Methuselahs too many would hold back the new generations. Bagehot says that civilization needs first to form a cake of custom, and secondly to break it up. Death, says Martineau, Study, 1:372-374, is the provision for taking us abroad, before we have stayed too long at home to lose our receptivity. Death is the liberator of souls. The death of successive generations gives variety to heaven. Death perfects love, reveals it to itself, unites as life could not. As for Christ, so for us, it is expedient that we should go away.

While we welcome this reasoning as showing how God has overruled evil for good, we regard the explanation as unscriptural and unsatisfactory, for the reason that it takes no account of the ethics of natural law. The law of death is an expression of the nature of God, and specially of his holy wrath against sin. Other methods of propagating the race and reinforcing its life could have been adopted than that which involves pain and suffering and death. These do not exist in the future life,—they would not exist here, if it were not for the fact of sin. Dr. Smyth shows how the evil of death has been overruled,—he has not shown the reason for the original existence of the evil. The Scriptures explain this as the penalty and stigma which God has attached to sin: Psalm 90:7, 8 makes this plain: “For we are consumed in thine anger, And in thy wrath are we troubled. Thou hast set our iniquities before thee, Our secret sins in the light of thy countenance.” The whole psalm has for its theme: Death as the wages of sin. And this is the teaching of Paul, in Rom. 5:12—“through one man sin entered into the world, and death through sin.”

(b) From reason.

The universal prevalence of suffering and death among rational creatures cannot be reconciled with the divine justice, except upon the supposition that it is a judicial infliction on account of a common sinfulness of nature belonging even to those who have not reached moral consciousness.
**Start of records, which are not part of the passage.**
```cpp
struct RoundsCfg {
    int lm_first = FSQ_LMPAR_FIRST, lm_lo = FSQ_LMPAR_LO, sync_mask = 3, force_slow_mod = 0, force_redo = 0, no_wave_prio = 0, trace = 0;
    int ka_lanes = FSQ_KA_LANES_DEFAULT;
    int max_rounds = 0, ka_lds_pad = 0, kb_lds_pad = 0;
    long long two_pass_min = 524288, hiprio_below = 200000;
};
RoundsCfg read_cfg()
{
    RoundsCfg g;
    const char* e;
    if ((e = getenv("FSQ_DEBUG_FORCE_SLOW")) != nullptr) g.force_slow_mod = atoi(e);
    if ((e = getenv("FSQ_DEBUG_FORCE_NORM_RECOMPUTE")) != nullptr) g.force_redo = atoi(e) ? 1 : 0;
    if ((e = getenv("FSQ_LMPAR_FIRST_ITERS")) != nullptr && atoi(e) >= 1 && atoi(e) <= 10) g.lm_first = atoi(e);
    if ((e = getenv("FSQ_LMPAR_LO_ITERS")) != nullptr && atoi(e) >= 1 && atoi(e) <= 10) g.lm_lo = atoi(e);
    if ((e = getenv("FSQ_TWO_PASS_MIN")) != nullptr) g.two_pass_min = atoll(e);
    if ((e = getenv("FSQ_HIPRIO_BELOW")) != nullptr) g.hiprio_below = atoll(e);
    if ((e = getenv("FSQ_SYNC_EVERY")) != nullptr && atoi(e) >= 1) g.sync_mask = atoi(e) - 1;
    if (getenv("FSQ_NO_WAVE_PRIO")) g.no_wave_prio = 1;
    if (getenv("FSQ_DEBUG_TRACE")) g.trace = 1;
    if ((e = getenv("FSQ_DEBUG_MAX_ROUNDS")) != nullptr) g.max_rounds = atoi(e);
    if ((e = getenv("FSQ_KA_LANES")) != nullptr && (atoi(e) == 4 || atoi(e) == 8)) g.ka_lanes = atoi(e);
    if ((e = getenv("FSQ_DEBUG_KA_LDS_PAD")) != nullptr) g.ka_lds_pad = atoi(e);
    if ((e = getenv("FSQ_DEBUG_KB_LDS_PAD")) != nullptr) g.kb_lds_pad = atoi(e);
    return g;
}

struct HiStream { hipStream_t s; int dev; bool busy; };
std::mutex g_hi_mu;
std::vector<HiStream> g_hi;
hipStream_t hi_acquire()
{
    int dev = 0;
    if (hipGetDevice(&dev) != hipSuccess) return nullptr;
    std::lock_guard<std::mutex> lk(g_hi_mu);
    for (auto& h : g_hi)
        if (!h.busy && h.dev == dev) { h.busy = true; return h.s; }
    int least = 0, greatest = 0;
    if (hipDeviceGetStreamPriorityRange(&least, &greatest) != hipSuccess) return nullptr;
    hipStream_t st = nullptr;
    if (hipStreamCreateWithPriority(&st, hipStreamNonBlocking, greatest) != hipSuccess) return nullptr;
    g_hi.push_back({st, dev, true});
    return st;
}
void hi_release(hipStream_t st)
{
    std::lock_guard<std::mutex> lk(g_hi_mu);
    for (auto& h : g_hi)
        if (h.s == st) h.busy = false;
}

enum { FSQ_TICKET_BITS = 5 };
static_assert((1 << FSQ_TICKET_BITS) == FSQ_MAX_TICKETS, "ticket bits");
enum { T_FREE = 0, T_FLIGHT = 1, T_FINISHED = 2 };
struct Batch { BatchArgs a; FsqRow* rows; int state; hipEvent_t ev; };

size_t cap_round(size_t q) { return (q + 255) & ~(size_t)255; }

size_t layout_bytes(size_t pool, size_t qcap)
{
    qcap = cap_round(qcap);
    size_t b = 4096;
    b += al256(pool * 128) + al256(pool * sizeof(FitOut)) + al256(pool * sizeof(FitStat));
    b += 2 * al256(qcap * A_LEN * 8) + 2 * al256(qcap * B_LEN * 8) + 2 * al256(qcap * C_LEN * 8) + al256(qcap * A_LEN * 8);
    return b;
}
}

struct FsqFitQueue {
    Ctx c;
    size_t pool = 0, qcap = 0;
    int* ctl = nullptr;
    double *QA[2], *QB[2], *QC[2], *SQ = nullptr;
    int *cset[2], *cSlow = nullptr;
    RoundsCfg cfg;
    bool ref = true, f32 = false, single_call = false;
    int cus = 256;
    long long round = 0;
    long long boundA = 0, alive = 0, slow_pending = 0;
    long long head = 0;
    Batch b[FSQ_MAX_TICKETS];
    hipStream_t s = nullptr, s_finish = nullptr, hi = nullptr;
    int h_ctl[CTL_INTS];
    void* owned_ws = nullptr;

    int init(void* d_ws, int64_t ws_bytes, size_t pool_, size_t qcap_, int mode, hipStream_t stream, bool single)
    {
        if (!d_ws || (size_t)ws_bytes < layout_bytes(pool_, qcap_)) return FSQ_ENOMEM;
        qcap_ = cap_round(qcap_);
        if (pool_ > 2000000000ull || qcap_ > 2000000000ull) return FSQ_ENOTIMPL;
        pool = pool_; qcap = qcap_; s = s_finish = stream; single_call = single;
        ref = ((mode & 0xff) == FSQ_MODE_REF);
        f32 = ((mode & 0xff) == FSQ_MODE_TEXTBOOK_F32);
        cfg = read_cfg();
        unsigned char* ws = (unsigned char*)d_ws;
        ctl = (int*)ws;
        size_t o = 4096;
        c.cap = (long long)qcap;
        c.roi = (uint16_t*)(ws + o); o += al256(pool * 128);
        c.pix32 = (mode & FSQ_PIXELS_U32_FLAG) ? 1 : 0;
        c.out = (FitOut*)(ws + o); o += al256(pool * sizeof(FitOut));
        c.stat = (FitStat*)(ws + o); o += al256(pool * sizeof(FitStat));
        QA[0] = (double*)(ws + o); o += al256(qcap * A_LEN * 8);
        QA[1] = (double*)(ws + o); o += al256(qcap * A_LEN * 8);
        QB[0] = (double*)(ws + o); o += al256(qcap * B_LEN * 8);
        QB[1] = (double*)(ws + o); o += al256(qcap * B_LEN * 8);
        QC[0] = (double*)(ws + o); o += al256(qcap * C_LEN * 8);
        QC[1] = (double*)(ws + o); o += al256(qcap * C_LEN * 8);
        SQ = (double*)(ws + o); o += al256(qcap * A_LEN * 8);
        cset[0] = ctl; cset[1] = ctl + CNT_SET;
        cSlow = ctl + CTL_SLOW_CNT;
        c.slow_total = ctl + CTL_SLOW_TOTAL; c.done = ctl + CTL_DONE; c.err = ctl + CTL_ERR; c.pool = (long long)pool;
        c.tshift = single ? 31 : 32 - FSQ_TICKET_BITS;
        if (!single && pool_ >= (1ull << c.tshift)) return FSQ_ENOTIMPL;
        c.wave_prio = 0; c.force_redo = cfg.force_redo; c.force_slow_mod = cfg.force_slow_mod;
        int dev = 0;
        if (hipGetDevice(&dev) == hipSuccess) (void)hipDeviceGetAttribute(&cus, hipDeviceAttributeMultiprocessorCount, dev);
        for (auto& t : b) { t.state = T_FREE; t.ev = nullptr; t.rows = nullptr; }
        FSQ_HIP_CHECK(hipMemsetAsync(ctl, 0, CTL_INTS * sizeof(int), s));
        return FSQ_OK;
    }

    long long alloc_slots(long long n)
    {
        if ((size_t)n > pool) return -1;
        long long at = head;
        for (int attempt = 0; attempt < 2; attempt++) {
            if ((size_t)(at + n) > pool) at = 0;
            bool clash = false;
            for (const auto& t : b)
                if (t.state == T_FLIGHT && at < t.a.base + t.a.n && t.a.base < at + n) { clash = true; break; }
            if (!clash) { head = at + n; return at; }
            if (at == 0) break;
            at = 0;
        }
        return -1;
    }

    int submit(const uint16_t* src, int pix_fmt, int H, int W, const int32_t* cand, long long n, bool from_image, FsqRow* rows, int* ticket)
// ... 24 lines not shown
            hipLaunchKernelGGL(kfinish, dim3((unsigned)((n + 63) / 64)), dim3(64), 0, s, c, B.a, rows);
            if (B.ev) FSQ_HIP_CHECK(hipEventRecord(B.ev, s));
            B.state = T_FINISHED;
        } else {
            const int cur = (int)(round & 1);
            FSQ_HIP_CHECK(hipMemsetAsync(c.done + t, 0, sizeof(int), s));
            hipLaunchKernelGGL(kinit, dim3((unsigned)((n + 255) / 256)), dim3(256), 0, s, c, B.a, QA[cur], cset[cur] + CNT_A);
            B.state = T_FLIGHT;
            boundA += n; alive += n;
        }
        if (ticket) *ticket = t;
        return FSQ_OK;
    }

    int one_round()
    {
        const int cur = (int)(round & 1), nxt = cur ^ 1;
        const int G = 64 / cfg.ka_lanes;
        const long long gA = (boundA + G - 1) / G;
        if (slow_pending > 0) {
            if (c.pix32) hipLaunchKernelGGL((kA_jacobian<false, 4, true>), dim3((unsigned)std::min<long long>((alive + 15) / 16, (long long)cus * 8)), dim3(64), 0, s, c, SQ, cSlow, QB[cur], cset[cur], SQ, cSlow, cset[nxt]);
            else hipLaunchKernelGGL((kA_jacobian<false, 4>), dim3((unsigned)std::min<long long>((alive + 15) / 16, (long long)cus * 8)), dim3(64), 0, s, c, SQ, cSlow, QB[cur], cset[cur], SQ, cSlow, cset[nxt]);
            FSQ_HIP_CHECK(hipMemsetAsync(cSlow, 0, sizeof(int), s));
            slow_pending = 0;
        }
        if (gA > 0 && c.pix32)
            hipLaunchKernelGGL((kA_jacobian<true, 4, true>), dim3((unsigned)gA), dim3(64), cfg.ka_lds_pad, s, c, QA[cur], cset[cur] + CNT_A, QB[cur], cset[cur], SQ, cSlow, cset[nxt]);
        else if (gA > 0 && cfg.ka_lanes == 8)
            hipLaunchKernelGGL((kA_jacobian<true, 8>), dim3((unsigned)gA), dim3(64), cfg.ka_lds_pad, s, c, QA[cur], cset[cur] + CNT_A, QB[cur], cset[cur], SQ, cSlow, cset[nxt]);
        else if (gA > 0)
            hipLaunchKernelGGL((kA_jacobian<true, 4>), dim3((unsigned)gA), dim3(64), cfg.ka_lds_pad, s, c, QA[cur], cset[cur] + CNT_A, QB[cur], cset[cur], SQ, cSlow, cset[nxt]);
        else
            FSQ_HIP_CHECK(hipMemsetAsync(cset[nxt], 0, CNT_SET * sizeof(int), s));
        const long long gB = (alive + 63) / 64 + 4;
        {
            const bool staged = alive > cfg.two_pass_min && cfg.lm_first < 10;
            KbLimits lims;
            lims.lim[0] = staged ? std::min(cfg.lm_lo, cfg.lm_first) : 10; lims.lim[1] = staged ? cfg.lm_first : 10; lims.lim[2] = staged ? cfg.lm_first : 10; lims.lim[3] = 10;
            if (c.pix32 && ref) hipLaunchKernelGGL((kB_step<true, true>), dim3((unsigned)gB), dim3(64), 0, s, c, QB[cur], QC[cur], cset[cur], QA[nxt], QB[nxt], QC[nxt], cset[nxt], lims);
            else if (c.pix32) hipLaunchKernelGGL((kB_step<false, true>), dim3((unsigned)gB), dim3(64), 0, s, c, QB[cur], QC[cur], cset[cur], QA[nxt], QB[nxt], QC[nxt], cset[nxt], lims);
            else if (ref) hipLaunchKernelGGL((kB_step<true>), dim3((unsigned)gB), dim3(64), cfg.kb_lds_pad, s, c, QB[cur], QC[cur], cset[cur], QA[nxt], QB[nxt], QC[nxt], cset[nxt], lims);
            else hipLaunchKernelGGL((kB_step<false>), dim3((unsigned)gB), dim3(64), 0, s, c, QB[cur], QC[cur], cset[cur], QA[nxt], QB[nxt], QC[nxt], cset[nxt], lims);
        }
        boundA = alive;
        round++;
        return FSQ_OK;
    }

    int look(int* newly_finished)
    {
        FSQ_HIP_CHECK(hipMemcpyAsync(h_ctl, ctl, sizeof(h_ctl), hipMemcpyDeviceToHost, s));
        FSQ_HIP_CHECK(hipStreamSynchronize(s));
        const int cur = (int)(round & 1);
        const int* hc = h_ctl + CNT_SET * cur;
        boundA = hc[CNT_A];
        slow_pending = h_ctl[CTL_SLOW_CNT];
        alive = boundA + hc[CNT_BLO] + hc[CNT_BHI] + hc[CNT_C1] + hc[CNT_C3] + slow_pending;
        g_last_slow.store(h_ctl[CTL_SLOW_TOTAL]);
        if (h_ctl[CTL_ERR] != 0) {
            fprintf(stderr, "fsq: fit queue invariant %d broken (cap %lld, pool %lld, host bounds: A %lld alive %lld; counters A %d B %d+%d C %d+%d slow %d)\n",
                    h_ctl[CTL_ERR], (long long)qcap, (long long)pool, boundA, alive, hc[CNT_A], hc[CNT_BLO], hc[CNT_BHI], hc[CNT_C1], hc[CNT_C3], h_ctl[CTL_SLOW_CNT]);
            return FSQ_EINTERNAL;
        }
        if (cfg.trace) fprintf(stderr, "round %lld: A=%lld B=%d+%d C=%d+%d slow=%lld total_slow=%d\n", round - 1, boundA, hc[CNT_BLO], hc[CNT_BHI], hc[CNT_C1], hc[CNT_C3], slow_pending, h_ctl[CTL_SLOW_TOTAL]);
        int fin = 0;
        for (auto& t : b) {
            if (t.state != T_FLIGHT || h_ctl[CTL_DONE + t.a.ticket] < t.a.n) continue;
            hipLaunchKernelGGL(kfinish, dim3((unsigned)((t.a.n + 63) / 64)), dim3(64), 0, s_finish, c, t.a, t.rows);
            if (t.ev) FSQ_HIP_CHECK(hipEventRecord(t.ev, s_finish));
            t.state = T_FINISHED;
            fin++;
        }
        if (newly_finished) *newly_finished = fin;
        if (single_call && !hi && alive > 0 && alive < cfg.hiprio_below && (long long)pool >= 4 * cfg.hiprio_below) {
            hi = hi_acquire();
            if (hi) s = hi;
            c.wave_prio = cfg.no_wave_prio ? 0 : 1;
        }
        return FSQ_OK;
    }

    int advance(long long max_rounds, long long alive_below, long long* alive_out, int* finished_out)
    {
        int fin_total = 0;
        long long ran = 0;
        while (alive > 0) {
            int rc = one_round();
            if (rc != FSQ_OK) return rc;
            ran++;
            const bool stop = (max_rounds > 0 && ran >= max_rounds);
            if (stop || (round & cfg.sync_mask) == 0) {
                int fin = 0;
                rc = look(&fin);
                if (rc != FSQ_OK) return rc;
                fin_total += fin;
                if (stop || fin_total > 0 || alive < alive_below) break;
            }
// ... 117 lines not shown
```
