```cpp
constexpr int kMaxRec = 64;
constexpr int kMaxRecBig = 256;
constexpr int kMultiCornerThreads = 192;
struct MultiAgentLds {
    double ex, ey, eth, head;
    double ox, oy, co, so;
    double blen, bwid, rad;
};
template <int MAXREC>
__global__ void __launch_bounds__(256) k_finalize_multi(AgentArrays a, int32_t B, int G)
{
    static_assert(MAXREC == 64 || MAXREC == 256, "record table sizes");
    __shared__ double s_rec[MAXREC][12];
    __shared__ int s_idx[MAXREC][4], s_cl[MAXREC], s_ch[MAXREC], s_hit[MAXREC];
    __shared__ int s_lo[MAXREC], s_off[MAXREC + 1], s_agent[MAXREC], s_ahit[MAXREC], s_wsum[4];
    constexpr int MAXAG = MAXREC == 64 ? 32 : 16;
    __shared__ MultiAgentLds s_ag[MAXAG];
    const int t = (int)threadIdx.x;
    const int A = a.agents_per_env, N = a.n_agents_total;
    const int per_env = A * (A - 1), pairs_env = per_env / 2;
    const int first = a.agent_begin + (int)blockIdx.x * G * A, end = a.agent_begin + a.agent_count;
    int envs = (end - first) / A;
    envs = envs < G ? envs : G;
    const int R = envs * per_env, P = envs * pairs_env, AGN = envs * A;
    if (t < AGN) {
        const int i = first + t;
        MultiAgentLds m;
        m.ex = a.state[i];
        m.ey = a.state[(size_t)N + i];
        const double th_live = a.state[4 * (size_t)N + i];
        m.eth = a.in_collision[i] ? 0.0 : th_live;
        double ce_, se_;
        cos_sin(m.eth, ce_, se_);
        m.head = atan2(se_, ce_);
        m.ox = a.snap_pose[i];
        m.oy = a.snap_pose[(size_t)N + i];
        cos_sin(a.snap_pose[2 * (size_t)N + i], m.co, m.so);
        const size_t prow = (size_t)(a.params_per_agent ? i : t % A) * NPARAMS;
        m.blen = a.params[prow + P_LENGTH];
        m.bwid = a.params[prow + P_WIDTH];
        m.rad = 0.5 * sqrt(m.blen * m.blen + m.bwid * m.bwid);
        s_ag[t] = m;
    }
    __syncthreads();
    if (t < kMultiCornerThreads) {
        for (int q = t; q < 4 * R; q += kMultiCornerThreads) {
            const int rec = q >> 2, sub = q & 3;
            const int e = rec / per_env, w = rec - e * per_env, me = w / (A - 1), k = w - me * (A - 1), oj = k < me ? k : k + 1;
            const MultiAgentLds &mm = s_ag[e * A + me], &mo = s_ag[e * A + oj];
            const double ex = mm.ex, ey = mm.ey, eth = mm.eth, head = mm.head;
            double v[8];
            box_vertices_cs(mo.ox, mo.oy, mo.co, mo.so, mm.blen, mm.bwid, v);
            const double px = sub == 0 ? v[0] : (sub == 1 ? v[2] : (sub == 2 ? v[4] : v[6]));
            const double py = sub == 0 ? v[1] : (sub == 1 ? v[3] : (sub == 2 ? v[5] : v[7]));
            const double dx = px - ex, dy = py - ey;
            const double norm = sqrt(dx * dx + dy * dy);
            const double dir = atan2(dy / norm, dx / norm);
            s_idx[rec][sub] = vertex_beam_from_angles(head, dir, a.scan_angles, B, a.angle_inc);
            if (sub == 0) {
                s_rec[rec][0] = ex;
                s_rec[rec][1] = ey;
                s_rec[rec][2] = eth;
#pragma unroll
                for (int c = 0; c < 8; ++c) s_rec[rec][3 + c] = v[c];
                s_agent[rec] = e * A + me;
            }
        }
    } else {
        for (int rec = t - kMultiCornerThreads; rec < R; rec += 256 - kMultiCornerThreads) {
            const int e = rec / per_env, w = rec - e * per_env, me = w / (A - 1), k = w - me * (A - 1), oj = k < me ? k : k + 1;
            const MultiAgentLds &mm = s_ag[e * A + me], &mo = s_ag[e * A + oj];
            const double eth = mm.eth, head = mm.head;
            const double dx = mo.ox - mm.ex, dy = mo.oy - mm.ey;
            const double norm = sqrt(dx * dx + dy * dy);
            const double dir = atan2(dy, dx);
            int cl, ch;
            disc_beam_range_from(norm, eth, dir, head, mm.rad, a.scan_angles, B, a.angle_inc, cl, ch);
            s_cl[rec] = cl;
            s_ch[rec] = ch;
        }
        const double reach = sqrt(a.box_length * a.box_length + a.box_width * a.box_width) + 1e-3;
// ... 2520 lines not shown
```
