LFG_EXPORT int lfg_frame_copy(lfg_context *ctx, const lfg_frame *src, lfg_frame *dst) {
    if (!ctx || !src || !dst || !src->data || !dst->data) return fail(ctx, LFG_ERR_INVALID, "lfg_frame_copy: NULL frame");
    if (!same_size(src, dst) || src->format != dst->format)
        return fail(ctx, LFG_ERR_INVALID, "Source and destination frame dimensions do not match");
    const size_t row = (size_t)src->width * bytes_per_pixel(src->format);
    LFG_HIP(ctx, hipMemcpy2DAsync(dst->data, dst->pitch, src->data, src->pitch, row, src->height,
                                  hipMemcpyDeviceToDevice, ctx->cur().stream));
    return LFG_OK;
}

LFG_EXPORT int lfg_staging_create(lfg_context *ctx, size_t bytes, void **out_host_ptr) {
    if (!ctx || !out_host_ptr || bytes == 0) return fail(ctx, LFG_ERR_INVALID, "lfg_staging_create: bad argument");
    LFG_HIP(ctx, hipSetDevice(ctx->device));
    LFG_HIP(ctx, hipHostMalloc(out_host_ptr, bytes, hipHostMallocDefault));
    return LFG_OK;
}

LFG_EXPORT void lfg_staging_destroy(lfg_context *ctx, void *host_ptr) {
    if (!host_ptr) return;
    if (ctx) (void)sync_lanes(ctx);
    (void)hipHostFree(host_ptr);
}

LFG_EXPORT int lfg_frame_upload(lfg_context *ctx, lfg_frame *dst, const void *host, size_t bytes) {
    if (!ctx || !dst || !dst->data || !host) return fail(ctx, LFG_ERR_INVALID, "lfg_frame_upload: NULL argument");
    const size_t row = (size_t)dst->width * bytes_per_pixel(dst->format);
// ... 274 lines not shown
    if (!out_open || !out_segments) return fail(ctx, LFG_ERR_INVALID, "lfg_motion_open_segments: NULL argument");
    if (!cur.motion_ws || cur.motion_ws_w == 0) return fail(ctx, LFG_ERR_INVALID, "lfg_motion_open_segments: the prefiltered path has not run");
    LFG_HIP(ctx, hipStreamSynchronize(cur.stream));
    const uint32_t tx = (cur.motion_ws_w + 55u) / 56u, ty = (cur.motion_ws_h + 63u) / 64u;
    uint32_t open = 0;
    LFG_HIP(ctx, hipMemcpy(&open, cur.motion_ws + cur.motion_ws_layout.ctrl + lfg::kCtrlOpenCount * sizeof(uint32_t), sizeof(uint32_t), hipMemcpyDeviceToHost));
    *out_open = open;
    *out_segments = tx * ty * 4u;
    return LFG_OK;
}

LFG_EXPORT int lfg_motion_lean_stats(lfg_context *ctx, int *out_used, uint32_t *out_tiles, uint32_t *out_tiles_left) {
    if (!ctx) return LFG_ERR_INVALID;
    lfg_lane_state &cur = ctx->cur();
    if (!out_used || !out_tiles || !out_tiles_left) return fail(ctx, LFG_ERR_INVALID, "lfg_motion_lean_stats: NULL argument");
    if (!cur.motion_ws || cur.motion_ws_w == 0) return fail(ctx, LFG_ERR_INVALID, "lfg_motion_lean_stats: the prefiltered path has not run");
    LFG_HIP(ctx, hipStreamSynchronize(cur.stream));
    uint32_t left = 0;
    LFG_HIP(ctx, hipMemcpy(&left, cur.motion_ws + cur.motion_ws_layout.ctrl + lfg::kCtrlHardCount * sizeof(uint32_t), sizeof(uint32_t), hipMemcpyDeviceToHost));
    *out_used = cur.motion_ws_layout.lastLean;
    *out_tiles = (uint32_t)cur.motion_ws_layout.leanCount;
    *out_tiles_left = cur.motion_ws_layout.lastLean ? left : 0u;
    return LFG_OK;
}

LFG_EXPORT int lfg_motion_strip_stats(lfg_context *ctx, uint32_t *out_rows, uint32_t *out_columns) {
    if (!ctx) return LFG_ERR_INVALID;
    lfg_lane_state &cur = ctx->cur();
    if (!out_rows || !out_columns) return fail(ctx, LFG_ERR_INVALID, "lfg_motion_strip_stats: NULL argument");
    if (!cur.motion_ws || cur.motion_ws_w == 0) return fail(ctx, LFG_ERR_INVALID, "lfg_motion_strip_stats: the prefiltered path has not run");
    LFG_HIP(ctx, hipStreamSynchronize(cur.stream));
    std::vector<uint32_t> t((size_t)cur.motion_ws_h + cur.motion_ws_w);
    LFG_HIP(ctx, hipMemcpy(t.data(), cur.motion_ws + cur.motion_ws_layout.colBand, t.size() * 4, hipMemcpyDeviceToHost));
    uint32_t rows = 0, cols = 0;
    for (uint32_t y = 0; y < cur.motion_ws_h; ++y) rows += t[y] != 0u;
    for (uint32_t x = 0; x < cur.motion_ws_w; ++x) cols += t[cur.motion_ws_h + x] != 0u;
    *out_rows = rows; *out_columns = cols;
    return LFG_OK;
}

The objection that death existed in the animal creation before the Fall may be answered by saying that, but for the fact of man's sin, it would not have existed. We may believe that God arranged even the geologic history to correspond with the foreseen fact of human apostasy (cf. Rom. 8:20-23—where the creation is said to have been made subject to vanity by reason of man's sin).

On Rom. 8:20-23—“the creation was subjected to vanity, not of its own will”—see Meyer's Com., and Bap. Quar., 1:143; also Gen. 3:17-19—“cursed is the ground for thy sake.” See also note on the Relation of Creation to the Holiness and Benevolence of God, and references, pages 402, 403. As the vertebral structure of the first fish was an “anticipative consequence”of man, so the suffering and death of fish pursued and devoured by other fish were an “anticipative consequence” of man's foreseen war with God and with himself.